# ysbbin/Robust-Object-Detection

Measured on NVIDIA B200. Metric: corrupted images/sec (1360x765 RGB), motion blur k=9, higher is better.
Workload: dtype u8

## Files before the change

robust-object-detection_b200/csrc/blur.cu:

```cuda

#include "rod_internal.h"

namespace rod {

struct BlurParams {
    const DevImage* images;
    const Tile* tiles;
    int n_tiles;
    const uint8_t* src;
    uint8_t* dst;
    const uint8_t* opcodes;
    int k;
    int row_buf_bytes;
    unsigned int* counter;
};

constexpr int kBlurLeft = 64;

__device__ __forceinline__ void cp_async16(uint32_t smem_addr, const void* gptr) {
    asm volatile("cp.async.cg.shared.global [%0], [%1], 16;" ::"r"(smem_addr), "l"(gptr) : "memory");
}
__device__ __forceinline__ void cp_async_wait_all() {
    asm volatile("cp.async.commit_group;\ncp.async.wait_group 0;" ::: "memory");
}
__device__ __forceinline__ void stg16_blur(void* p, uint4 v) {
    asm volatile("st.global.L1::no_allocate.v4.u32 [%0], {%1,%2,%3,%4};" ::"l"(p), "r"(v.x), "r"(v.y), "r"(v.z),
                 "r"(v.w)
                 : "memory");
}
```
--------------------
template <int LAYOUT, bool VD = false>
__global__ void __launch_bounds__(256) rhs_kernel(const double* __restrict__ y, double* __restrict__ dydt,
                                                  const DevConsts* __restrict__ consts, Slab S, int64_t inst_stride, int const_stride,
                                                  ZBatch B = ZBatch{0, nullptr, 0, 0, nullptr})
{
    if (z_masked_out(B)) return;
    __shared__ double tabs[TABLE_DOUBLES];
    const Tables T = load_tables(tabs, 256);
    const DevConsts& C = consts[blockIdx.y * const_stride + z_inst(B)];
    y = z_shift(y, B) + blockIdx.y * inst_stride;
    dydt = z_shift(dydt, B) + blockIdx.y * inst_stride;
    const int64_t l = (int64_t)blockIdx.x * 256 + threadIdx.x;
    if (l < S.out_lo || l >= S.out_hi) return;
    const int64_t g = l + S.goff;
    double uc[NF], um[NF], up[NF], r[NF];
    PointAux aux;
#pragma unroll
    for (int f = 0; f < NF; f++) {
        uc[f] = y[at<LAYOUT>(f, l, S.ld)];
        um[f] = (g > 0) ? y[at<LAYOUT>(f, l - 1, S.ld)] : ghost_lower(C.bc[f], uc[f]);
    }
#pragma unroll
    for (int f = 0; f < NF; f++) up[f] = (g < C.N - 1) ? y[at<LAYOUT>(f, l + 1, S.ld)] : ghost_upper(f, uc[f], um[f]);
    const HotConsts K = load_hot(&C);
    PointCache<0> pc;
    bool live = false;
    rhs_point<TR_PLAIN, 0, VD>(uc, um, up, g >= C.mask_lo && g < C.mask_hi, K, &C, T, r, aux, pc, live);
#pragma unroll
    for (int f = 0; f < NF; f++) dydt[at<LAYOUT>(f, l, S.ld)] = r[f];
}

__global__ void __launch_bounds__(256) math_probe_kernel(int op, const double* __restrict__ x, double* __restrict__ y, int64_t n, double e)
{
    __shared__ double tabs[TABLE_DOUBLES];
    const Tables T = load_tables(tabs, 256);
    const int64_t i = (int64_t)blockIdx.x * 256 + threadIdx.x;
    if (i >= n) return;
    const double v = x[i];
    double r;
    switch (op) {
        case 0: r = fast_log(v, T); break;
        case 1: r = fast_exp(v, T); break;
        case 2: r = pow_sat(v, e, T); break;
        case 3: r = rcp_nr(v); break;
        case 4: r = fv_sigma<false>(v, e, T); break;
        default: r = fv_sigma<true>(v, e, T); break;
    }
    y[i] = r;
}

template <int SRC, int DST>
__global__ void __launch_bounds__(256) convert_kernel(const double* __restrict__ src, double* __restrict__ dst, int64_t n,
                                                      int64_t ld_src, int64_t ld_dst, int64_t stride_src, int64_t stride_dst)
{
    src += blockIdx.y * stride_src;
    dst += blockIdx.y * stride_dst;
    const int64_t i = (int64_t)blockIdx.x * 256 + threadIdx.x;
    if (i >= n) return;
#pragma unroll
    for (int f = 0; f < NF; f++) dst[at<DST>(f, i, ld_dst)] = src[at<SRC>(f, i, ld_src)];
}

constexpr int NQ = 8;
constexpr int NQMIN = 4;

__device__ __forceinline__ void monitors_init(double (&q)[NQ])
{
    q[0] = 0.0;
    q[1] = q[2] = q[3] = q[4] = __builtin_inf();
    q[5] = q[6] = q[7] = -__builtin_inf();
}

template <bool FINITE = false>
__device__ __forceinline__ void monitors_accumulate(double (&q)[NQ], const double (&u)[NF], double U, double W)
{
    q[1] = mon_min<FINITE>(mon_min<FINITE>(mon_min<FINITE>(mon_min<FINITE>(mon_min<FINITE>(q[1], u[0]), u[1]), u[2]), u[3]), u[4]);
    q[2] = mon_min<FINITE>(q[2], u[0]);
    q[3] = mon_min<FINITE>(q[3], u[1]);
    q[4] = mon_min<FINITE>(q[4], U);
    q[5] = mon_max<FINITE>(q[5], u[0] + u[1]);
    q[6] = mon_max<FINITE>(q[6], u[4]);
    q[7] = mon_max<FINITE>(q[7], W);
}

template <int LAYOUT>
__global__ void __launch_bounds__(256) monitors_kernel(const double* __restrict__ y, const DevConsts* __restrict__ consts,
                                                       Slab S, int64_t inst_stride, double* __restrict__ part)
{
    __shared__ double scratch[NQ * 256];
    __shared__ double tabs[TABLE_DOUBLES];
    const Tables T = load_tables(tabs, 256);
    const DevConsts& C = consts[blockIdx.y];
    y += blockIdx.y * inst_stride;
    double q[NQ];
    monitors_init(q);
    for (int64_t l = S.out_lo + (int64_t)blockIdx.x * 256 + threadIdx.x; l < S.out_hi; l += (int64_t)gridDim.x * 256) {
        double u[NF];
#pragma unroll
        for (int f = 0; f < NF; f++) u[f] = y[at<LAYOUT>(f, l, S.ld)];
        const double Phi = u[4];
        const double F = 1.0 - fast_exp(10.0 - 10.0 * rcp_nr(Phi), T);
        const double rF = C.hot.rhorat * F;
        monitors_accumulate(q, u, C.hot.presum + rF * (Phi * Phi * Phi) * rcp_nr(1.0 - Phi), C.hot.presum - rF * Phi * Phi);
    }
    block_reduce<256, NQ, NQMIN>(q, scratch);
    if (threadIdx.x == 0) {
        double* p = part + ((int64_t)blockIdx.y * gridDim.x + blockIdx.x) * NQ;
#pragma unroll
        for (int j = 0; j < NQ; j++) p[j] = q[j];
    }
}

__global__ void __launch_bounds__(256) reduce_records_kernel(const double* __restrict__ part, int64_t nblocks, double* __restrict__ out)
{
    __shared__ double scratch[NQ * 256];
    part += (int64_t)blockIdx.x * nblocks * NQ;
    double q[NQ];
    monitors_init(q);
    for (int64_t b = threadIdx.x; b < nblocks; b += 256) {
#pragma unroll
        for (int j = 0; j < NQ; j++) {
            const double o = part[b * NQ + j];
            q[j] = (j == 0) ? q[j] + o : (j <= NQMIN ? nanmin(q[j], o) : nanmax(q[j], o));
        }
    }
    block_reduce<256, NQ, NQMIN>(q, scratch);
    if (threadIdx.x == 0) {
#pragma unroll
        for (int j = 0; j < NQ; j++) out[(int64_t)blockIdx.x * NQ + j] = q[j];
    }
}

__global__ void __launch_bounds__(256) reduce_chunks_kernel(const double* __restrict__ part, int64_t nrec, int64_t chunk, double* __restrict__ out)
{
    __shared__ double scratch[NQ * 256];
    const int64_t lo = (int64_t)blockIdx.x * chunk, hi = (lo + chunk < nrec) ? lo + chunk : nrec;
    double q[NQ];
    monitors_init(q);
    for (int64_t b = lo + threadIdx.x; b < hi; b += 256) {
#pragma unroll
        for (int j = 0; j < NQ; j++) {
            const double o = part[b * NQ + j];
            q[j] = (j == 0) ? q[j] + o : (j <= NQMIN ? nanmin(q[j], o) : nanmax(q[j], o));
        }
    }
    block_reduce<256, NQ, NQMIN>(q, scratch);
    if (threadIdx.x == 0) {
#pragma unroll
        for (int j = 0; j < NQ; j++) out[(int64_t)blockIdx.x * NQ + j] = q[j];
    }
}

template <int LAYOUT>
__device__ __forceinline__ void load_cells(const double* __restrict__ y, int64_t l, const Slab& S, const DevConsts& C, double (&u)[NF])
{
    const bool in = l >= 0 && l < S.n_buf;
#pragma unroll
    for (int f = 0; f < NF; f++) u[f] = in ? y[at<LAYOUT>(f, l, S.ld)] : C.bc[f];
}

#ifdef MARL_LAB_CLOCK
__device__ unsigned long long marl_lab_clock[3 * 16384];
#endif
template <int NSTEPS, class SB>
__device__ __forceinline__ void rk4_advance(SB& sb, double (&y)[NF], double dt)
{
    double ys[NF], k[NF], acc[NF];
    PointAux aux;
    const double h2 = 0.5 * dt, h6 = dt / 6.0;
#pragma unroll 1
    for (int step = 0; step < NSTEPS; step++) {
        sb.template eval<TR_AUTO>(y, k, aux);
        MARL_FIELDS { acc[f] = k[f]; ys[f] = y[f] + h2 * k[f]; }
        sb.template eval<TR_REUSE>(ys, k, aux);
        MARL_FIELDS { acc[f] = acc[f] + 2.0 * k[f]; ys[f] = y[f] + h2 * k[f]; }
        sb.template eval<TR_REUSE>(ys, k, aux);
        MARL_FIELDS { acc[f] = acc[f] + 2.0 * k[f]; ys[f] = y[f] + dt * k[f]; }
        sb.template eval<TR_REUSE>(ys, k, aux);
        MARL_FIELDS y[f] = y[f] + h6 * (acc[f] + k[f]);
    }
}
--------------------
### What to do
Beginning with the line that has "template <int SRC, int DST>" and ending with the line that has "src += blockIdx.y * stride_src;", set down the lines above exactly and include no others.

### Solution for this exercise
template <int SRC, int DST>
__global__ void __launch_bounds__(256) convert_kernel(const double* __restrict__ src, double* __restrict__ dst, int64_t n,
                                                      int64_t ld_src, int64_t ld_dst, int64_t stride_src, int64_t stride_dst)
{
    src += blockIdx.y * stride_src;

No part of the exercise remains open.